*** Opening Available data ***
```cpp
extern "C" int l2z_time_kind(int kind, int pos, const l2z_config *config, l2z_runstate *s,
                             const l2z_weights *w, int reps, double *avg_ms_per_launch, int *launches)
{
    L2Z_TRY(check_pair(config, s, w, false, true));
    L2Z_CHECK(kind >= 0 && kind < KIND_GATHER && avg_ms_per_launch && reps >= 1, L2Z_ERR_INVALID,
              "l2z_time_kind: bad arguments");
    L2Z_CHECK(s->sh.world == 1 || (s->comm && ((!s->comm->nccl && !s->comm->p2p) || s->comm->solo)), L2Z_ERR_INVALID,
              "l2z_time_kind: unsharded runstates, emulated or solo ranks only (a connected shard would wait for its peers)");
    L2Z_CHECK(pos >= 0 && pos < config->seq_len, L2Z_ERR_STATE, "pos out of range");
    L2Z_HIP(hipSetDevice(s->device));
    L2Z_HIP(set_state(s, w, 1, pos));
    hipEvent_t e0, e1;
    L2Z_HIP(hipEventCreate(&e0));
    L2Z_HIP(hipEventCreate(&e1));
    const int per_pass = kind == KIND_CLS || kind == KIND_ARGMAX ? 1 : config->n_layers;
    int rc = enqueue_forward(s, w, STEP_GREEDY, nullptr, -1, attn_variant(s, pos), kind);
    hipError_t e = hipEventRecord(e0, s->stream);
    for (int r = 0; r < reps && rc == L2Z_OK; r++) rc = enqueue_forward(s, w, STEP_GREEDY, nullptr, -1, attn_variant(s, pos), kind);
    if (e == hipSuccess) e = hipEventRecord(e1, s->stream);
    if (e == hipSuccess) e = hipEventSynchronize(e1);
    float ms = 0.0f;
    if (e == hipSuccess) e = hipEventElapsedTime(&ms, e0, e1);
    (void)hipEventDestroy(e0);
    (void)hipEventDestroy(e1);
    hipError_t e2 = set_state(s, w, 1, pos);
    if (e2 == hipSuccess) e2 = hipStreamSynchronize(s->stream);
    if (rc != L2Z_OK) return rc;
    L2Z_HIP(e);
    L2Z_HIP(e2);
    *avg_ms_per_launch = (double)ms / (double)(reps * per_pass);
    if (launches) *launches = reps * per_pass;
    return L2Z_OK;
}

extern "C" int l2z_emu_transformer(int n_ranks, l2z_runstate *const *ss,
                                   const l2z_weights *const *ws, int token, int pos)
{
    L2Z_CHECK(n_ranks >= 1 && ss && ws, L2Z_ERR_INVALID, "l2z_emu_transformer: bad arguments");
    const l2z_config &c = ss[0]->cfg;
    for (int r = 0; r < n_ranks; r++) {
        L2Z_TRY(check_pair(&c, ss[r], ws[r]));
        L2Z_CHECK(ss[r]->sh.world == n_ranks && ss[r]->sh.rank == r, L2Z_ERR_INVALID,
                  "l2z_emu_transformer: runstate %d is not rank %d of %d", r, r, n_ranks);
        L2Z_HIP(launch_set_state(token, pos, ss[r]->d_token, ss[r]->d_pos, ws[r]->tok_emb, ss[r]->x,
                                 c.dim, ss[r]->stream));
    }
    const bool sb = ss[0]->sh.scheme_b;
    const int n_stages = (sb ? 2 : 4) * c.n_layers + 1;
    for (int stage = 0; stage < n_stages; stage++) {
        for (int r = 0; r < n_ranks; r++)
            L2Z_TRY(enqueue_forward(ss[r], ws[r], STEP_NONE, nullptr, stage, attn_variant(ss[r], pos)));
        for (int r = 0; r < n_ranks; r++) L2Z_HIP(hipStreamSynchronize(ss[r]->stream));
        if (sb && stage < n_stages - 1) {
            const float *parts[kMaxWorld];
            L2Z_CHECK(n_ranks <= kMaxWorld, L2Z_ERR_INVALID, "l2z_emu_transformer: more than %d ranks", kMaxWorld);
            for (int r = 0; r < n_ranks; r++) parts[r] = ss[r]->part;
            for (int r = 0; r < n_ranks; r++) L2Z_HIP(launch_sum_parts(ss[r]->x, parts, n_ranks, c.dim, nullptr));
            L2Z_HIP(hipDeviceSynchronize());
            continue;
        }
        const Shard &sh0 = ss[0]->sh;
        size_t count;
        int which;
        if (stage == n_stages - 1) { which = 3; count = sh0.v_loc; }
        else if (stage % 4 == 0) { which = 0; count = sh0.dim_loc; }
        else if (stage % 4 == 2) { which = 2; count = sh0.hid_loc; }
        else { which = 1; count = sh0.dim_loc; }
        auto buf = [&](l2z_runstate *s) {
            return which == 0 ? s->xb : which == 1 ? s->x : which == 2 ? s->hb : s->logits;
        };
        for (int src = 0; src < n_ranks; src++)
            for (int dst = 0; dst < n_ranks; dst++)
                if (dst != src)
                    L2Z_HIP(hipMemcpy(buf(ss[dst]) + (size_t)src * count,
                                      buf(ss[src]) + (size_t)src * count, count * sizeof(float),
                                      hipMemcpyDeviceToDevice));
        L2Z_HIP(hipDeviceSynchronize());
    }
    for (int r = 0; r < n_ranks; r++) ss[r]->host_pos = pos + 1;
    return L2Z_OK;
}

extern "C" int l2z_kind_name(int kind, char *out, size_t cap)
{
    L2Z_CHECK(kind >= 0 && kind < KIND_COUNT && out && cap, L2Z_ERR_INVALID, "l2z_kind_name: bad kind");
    snprintf(out, cap, "%s", kKindNames[kind]);
    return L2Z_OK;
}
```

llama2.zig_amd/csrc/l2z_internal.h:

```cpp
#pragma once

#include <hip/hip_runtime.h>

#include <cstdarg>
#include <cstdint>
#include <cstdio>
#include <string>
#include <vector>

#include "../../include/llama2_hip.h"
#include "../../include/llama2_hip_test.h"

namespace l2z {

struct P2pArgs;

struct LLIn {
    const unsigned long long *slots;
    unsigned slot_floats;
    unsigned count;
    int gi;
    int *ctl;
    int *h_err;
    long long timeout_ticks;
};

void set_error(const char *fmt, ...);

#define L2Z_HIP(expr)                                                                    \
    do {                                                                                 \
        hipError_t _e = (expr);                                                          \
        if (_e != hipSuccess) {                                                          \
            ::l2z::set_error("%s failed: %s (%s:%d)", #expr, hipGetErrorString(_e),      \
                             __FILE__, __LINE__);                                        \
            return _e == hipErrorOutOfMemory ? L2Z_ERR_OOM                               \
                   : (_e == hipErrorNoDevice || _e == hipErrorInvalidDevice)             \
                       ? L2Z_ERR_NO_DEVICE                                               \
                       : L2Z_ERR_HIP;                                                    \
        }                                                                                \
    } while (0)
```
*** Closing Available data ***
- **Your assignment**
Nothing should be left out: repeat all of the data exactly.

- **Task result**
```cpp
extern "C" int l2z_time_kind(int kind, int pos, const l2z_config *config, l2z_runstate *s,
                             const l2z_weights *w, int reps, double *avg_ms_per_launch, int *launches)
{
    L2Z_TRY(check_pair(config, s, w, false, true));
    L2Z_CHECK(kind >= 0 && kind < KIND_GATHER && avg_ms_per_launch && reps >= 1, L2Z_ERR_INVALID,
              "l2z_time_kind: bad arguments");
    L2Z_CHECK(s->sh.world == 1 || (s->comm && ((!s->comm->nccl && !s->comm->p2p) || s->comm->solo)), L2Z_ERR_INVALID,
              "l2z_time_kind: unsharded runstates, emulated or solo ranks only (a connected shard would wait for its peers)");
    L2Z_CHECK(pos >= 0 && pos < config->seq_len, L2Z_ERR_STATE, "pos out of range");
    L2Z_HIP(hipSetDevice(s->device));
    L2Z_HIP(set_state(s, w, 1, pos));
    hipEvent_t e0, e1;
    L2Z_HIP(hipEventCreate(&e0));
    L2Z_HIP(hipEventCreate(&e1));
    const int per_pass = kind == KIND_CLS || kind == KIND_ARGMAX ? 1 : config->n_layers;
    int rc = enqueue_forward(s, w, STEP_GREEDY, nullptr, -1, attn_variant(s, pos), kind);
    hipError_t e = hipEventRecord(e0, s->stream);
    for (int r = 0; r < reps && rc == L2Z_OK; r++) rc = enqueue_forward(s, w, STEP_GREEDY, nullptr, -1, attn_variant(s, pos), kind);
    if (e == hipSuccess) e = hipEventRecord(e1, s->stream);
    if (e == hipSuccess) e = hipEventSynchronize(e1);
    float ms = 0.0f;
    if (e == hipSuccess) e = hipEventElapsedTime(&ms, e0, e1);
    (void)hipEventDestroy(e0);
    (void)hipEventDestroy(e1);
    hipError_t e2 = set_state(s, w, 1, pos);
    if (e2 == hipSuccess) e2 = hipStreamSynchronize(s->stream);
    if (rc != L2Z_OK) return rc;
    L2Z_HIP(e);
    L2Z_HIP(e2);
    *avg_ms_per_launch = (double)ms / (double)(reps * per_pass);
    if (launches) *launches = reps * per_pass;
    return L2Z_OK;
}

extern "C" int l2z_emu_transformer(int n_ranks, l2z_runstate *const *ss,
                                   const l2z_weights *const *ws, int token, int pos)
{
    L2Z_CHECK(n_ranks >= 1 && ss && ws, L2Z_ERR_INVALID, "l2z_emu_transformer: bad arguments");
    const l2z_config &c = ss[0]->cfg;
    for (int r = 0; r < n_ranks; r++) {
        L2Z_TRY(check_pair(&c, ss[r], ws[r]));
        L2Z_CHECK(ss[r]->sh.world == n_ranks && ss[r]->sh.rank == r, L2Z_ERR_INVALID,
                  "l2z_emu_transformer: runstate %d is not rank %d of %d", r, r, n_ranks);
        L2Z_HIP(launch_set_state(token, pos, ss[r]->d_token, ss[r]->d_pos, ws[r]->tok_emb, ss[r]->x,
                                 c.dim, ss[r]->stream));
    }
    const bool sb = ss[0]->sh.scheme_b;
    const int n_stages = (sb ? 2 : 4) * c.n_layers + 1;
    for (int stage = 0; stage < n_stages; stage++) {
        for (int r = 0; r < n_ranks; r++)
            L2Z_TRY(enqueue_forward(ss[r], ws[r], STEP_NONE, nullptr, stage, attn_variant(ss[r], pos)));
        for (int r = 0; r < n_ranks; r++) L2Z_HIP(hipStreamSynchronize(ss[r]->stream));
        if (sb && stage < n_stages - 1) {
            const float *parts[kMaxWorld];
            L2Z_CHECK(n_ranks <= kMaxWorld, L2Z_ERR_INVALID, "l2z_emu_transformer: more than %d ranks", kMaxWorld);
            for (int r = 0; r < n_ranks; r++) parts[r] = ss[r]->part;
            for (int r = 0; r < n_ranks; r++) L2Z_HIP(launch_sum_parts(ss[r]->x, parts, n_ranks, c.dim, nullptr));
            L2Z_HIP(hipDeviceSynchronize());
            continue;
        }
        const Shard &sh0 = ss[0]->sh;
        size_t count;
        int which;
        if (stage == n_stages - 1) { which = 3; count = sh0.v_loc; }
        else if (stage % 4 == 0) { which = 0; count = sh0.dim_loc; }
        else if (stage % 4 == 2) { which = 2; count = sh0.hid_loc; }
        else { which = 1; count = sh0.dim_loc; }
        auto buf = [&](l2z_runstate *s) {
            return which == 0 ? s->xb : which == 1 ? s->x : which == 2 ? s->hb : s->logits;
        };
        for (int src = 0; src < n_ranks; src++)
            for (int dst = 0; dst < n_ranks; dst++)
                if (dst != src)
                    L2Z_HIP(hipMemcpy(buf(ss[dst]) + (size_t)src * count,
                                      buf(ss[src]) + (size_t)src * count, count * sizeof(float),
                                      hipMemcpyDeviceToDevice));
        L2Z_HIP(hipDeviceSynchronize());
    }
    for (int r = 0; r < n_ranks; r++) ss[r]->host_pos = pos + 1;
    return L2Z_OK;
}

extern "C" int l2z_kind_name(int kind, char *out, size_t cap)
{
    L2Z_CHECK(kind >= 0 && kind < KIND_COUNT && out && cap, L2Z_ERR_INVALID, "l2z_kind_name: bad kind");
    snprintf(out, cap, "%s", kKindNames[kind]);
    return L2Z_OK;
}
```

llama2.zig_amd/csrc/l2z_internal.h:

```cpp
#pragma once

#include <hip/hip_runtime.h>

#include <cstdarg>
#include <cstdint>
#include <cstdio>
#include <string>
#include <vector>

#include "../../include/llama2_hip.h"
#include "../../include/llama2_hip_test.h"

namespace l2z {

struct P2pArgs;

struct LLIn {
    const unsigned long long *slots;
    unsigned slot_floats;
    unsigned count;
    int gi;
    int *ctl;
    int *h_err;
    long long timeout_ticks;
};

void set_error(const char *fmt, ...);

#define L2Z_HIP(expr)                                                                    \
    do {                                                                                 \
        hipError_t _e = (expr);                                                          \
        if (_e != hipSuccess) {                                                          \
            ::l2z::set_error("%s failed: %s (%s:%d)", #expr, hipGetErrorString(_e),      \
                             __FILE__, __LINE__);                                        \
            return _e == hipErrorOutOfMemory ? L2Z_ERR_OOM                               \
                   : (_e == hipErrorNoDevice || _e == hipErrorInvalidDevice)             \
                       ? L2Z_ERR_NO_DEVICE                                               \
                       : L2Z_ERR_HIP;                                                    \
        }                                                                                \
    } while (0)
```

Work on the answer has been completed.